As shown, the intelligent communication agent 510 is in communication with the input device 505 and receives the keywords from the input device 505. The intelligent communication agent 510 is in communication with the database 530 and the Internet 535. When keywords are received from the input device 505, the intelligent communication agent 510 performs a search of the database 530 and/or the Internet 535 or another network (not shown) to locate audio, video, and/or visual documents or data associated with those keywords. Alternatively, the intelligent communication agent 510 may refer to lookup table stored within a memory (not shown) to map detected keywords with the identity of certain audio, video, and/or visual documents or data.
When the corresponding multimedia content is located in the database 530 or on the Internet 535, the intelligent communication agent 510 retrieves the corresponding multimedia content. After being retrieved, the logic engine 515 determines relevance for the multimedia content based on a user profile for the user. The user profile may be determined based on previous entries for the user and/or a user profile manually entered by the user.
A transmission element 520 is within or controlled by the intelligent communication agent 510. The transmission element 520 sends the relevant retrieved multimedia content to the multimedia device 525 which may be, for example, a television, computer monitor, or projection screen. Upon delivery, the users can view the transmitted multimedia content.
So configured, those skilled in the art will recognize and appreciate that a conversation between two or more participants can be greatly enhanced through ready availability of supplemental materials that are likely relevant to the discussion at hand. These teachings are highly flexible and can be implemented in conjunction with any of a wide variety of implementing platforms and application settings. These teachings are also highly scalable and can be readily utilized with almost any number of participants.

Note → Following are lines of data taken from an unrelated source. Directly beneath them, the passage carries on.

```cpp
int hgp_internal_acc_prep(hgp_pairs_plan* p, const double* mean, hipStream_t st) {
  const int K = p->K, TP = p->TP, NB = p->NB;
  hipLaunchKernelGGL(k_acc_flags, dim3(1), dim3(64), 0, st, p->d_scal, K, p->acc_tol, p->d_acc_list);
  if (p->acc_tol < 0.0) return launch_status();
  if (NB <= 8)
    dispatch_nb_wave(TP, [&](auto nb) {
      hipLaunchKernelGGL(k_acc_factor<decltype(nb)::value>, dim3(K), dim3(64), 0, st, p->d_A, TP, p->d_scal, (int32_t*)nullptr);
    });
  AccPrepArgs a{p->d_A, p->d_S, mean, p->d_scal, p->T, TP, NB, p->d_Lop, p->d_LTop, p->d_Dop, p->d_Sop, p->d_mu};
  hipLaunchKernelGGL(k_acc_prep, dim3(K, 8), dim3(256), 0, st, a);
  return launch_status();
}

int hgp_internal_pairs_acc(const hgp_pairs_plan* p, const double* x, const double* y, int N, int Ts, const double* first_noise,
                           const int32_t* sel, double* out_quad, double* out_logdet, int32_t* out_info, hipStream_t st) {
  if (p->acc_tol < 0.0) return 0;
  AccArgs a{x, y, N, Ts, p->d_xb, p->T, p->d_scal, p->d_mu, p->d_Lop, p->d_LTop, p->d_Dop, p->d_Sop, p->d_acc_list,
            first_noise, sel, p->K, out_quad, out_logdet, out_info, p->d_sscr, -0.5 * (double)Ts * 1.8378770664093453, p->score_out};
  return dispatch_nb(p->NB, [&](auto nb) { return launch_pairs_acc<decltype(nb)::value>(a, st); });
}
```

### hdpgpc_amd/csrc/hgp_plan.hip

```cpp
#include <algorithm>
#include <new>

#include "hgp_internal.hpp"
#include "tile_f64.hpp"

using namespace hgp;

namespace {

struct PrepArgs {
  const double* xb;
  const double* mean;
  const double* Sigma;
  int T, TP, K;
  const double* theta;
  double* scal;
  double* A;
  double* S;
  double* xb_copy;
};

__global__ __launch_bounds__(256) void k_prep_build(PrepArgs a) {
  __shared__ double red[256];
  __shared__ int redi[256];
  const int k = blockIdx.x, tid = threadIdx.x;
  const int T = a.T, TP = a.TP;
  const double* Sg = a.Sigma + (size_t)k * T * T;
  const double c = a.theta[3 * k], ell = a.theta[3 * k + 1], noise = a.theta[3 * k + 2];
  double s_abs = 0.0, s_sgn = 0.0;
  for (int i = tid; i < T; i += 256) {
    double d = Sg[(size_t)i * T + i];
    s_abs += fabs(d);
    s_sgn += d;
  }
  red[tid] = s_abs;
  __syncthreads();
  for (int o = 128; o > 0; o >>= 1) {
    if (tid < o) red[tid] += red[tid + o];
    __syncthreads();
  }
  const double mean_abs = red[0] / T;
  __syncthreads();
  red[tid] = s_sgn;
  __syncthreads();
  for (int o = 128; o > 0; o >>= 1) {
    if (tid < o) red[tid] += red[tid + o];
    __syncthreads();
  }
  const double mS = red[0] / T;
  int bad = 0;
  for (int i = tid; i < T; i += 256) {
    double d = Sg[(size_t)i * T + i];
    if (!(fabs(d - mS) <= 1e-8 + 1e-5 * fabs(mS))) bad = 1;
  }
  redi[tid] = bad;
  __syncthreads();
  for (int o = 128; o > 0; o >>= 1) {
    if (tid < o) redi[tid] |= redi[tid + o];
    __syncthreads();
  }
  const double jit = 1e-4 * fmax(mean_abs, F64_EPS);
  if (tid == 0 && blockIdx.y == 0) {
    double* sc = a.scal + 8 * k;
    sc[0] = c;
    sc[1] = ell;
    sc[2] = noise;
    sc[3] = redi[0] ? 0.0 : 1.0;
    sc[4] = mS;
    sc[5] = jit;
    sc[6] = 0.0;
  }
  if (k == 0 && blockIdx.y == 0)
    for (int i = tid; i < TP; i += 256) a.xb_copy[i] = (i < T) ? a.xb[i] : 0.0;
  double* Ak = a.A + (size_t)k * TP * TP;
  double* Sk = a.S + (size_t)k * TP * TP;
  for (int idx = blockIdx.y * 256 + tid; idx < TP * TP; idx += gridDim.y * 256) {
    int i = idx / TP, j = idx % TP;
    double av, sv = 0.0;
    if (i < T && j < T) {
      double u = a.xb[i] / ell - a.xb[j] / ell;
      av = c * exp(-0.5 * (u * u));
      if (i == j) av += jit;
      sv = 0.5 * (Sg[(size_t)i * T + j] + Sg[(size_t)j * T + i]);
    } else {
      av = (i == j) ? 1.0 : 0.0;
    }
    Ak[idx] = av;
    Sk[idx] = sv;
  }
}
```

Those skilled in the art will recognize that a wide variety of modifications, alterations, and combinations can be made with respect to the above described embodiments without departing from the spirit and scope of the invention, and that such modifications, alterations, and combinations are to be viewed as being within the ambit of the inventive concept. As but one example in this regard, these teachings will readily accommodate using speaker identification techniques to identify a particular person who speaks a particular keyword of interest. In such a case, the follow-on look-up activities can be directed to (or limited to) particular content as has been previously related to that particular person. In this case, the retrieved content would be of particular relevance to the keyword speaker. As another example in this regard, a given participant can be given the ability to disable this feature during the course of a conversation if that should be their desire.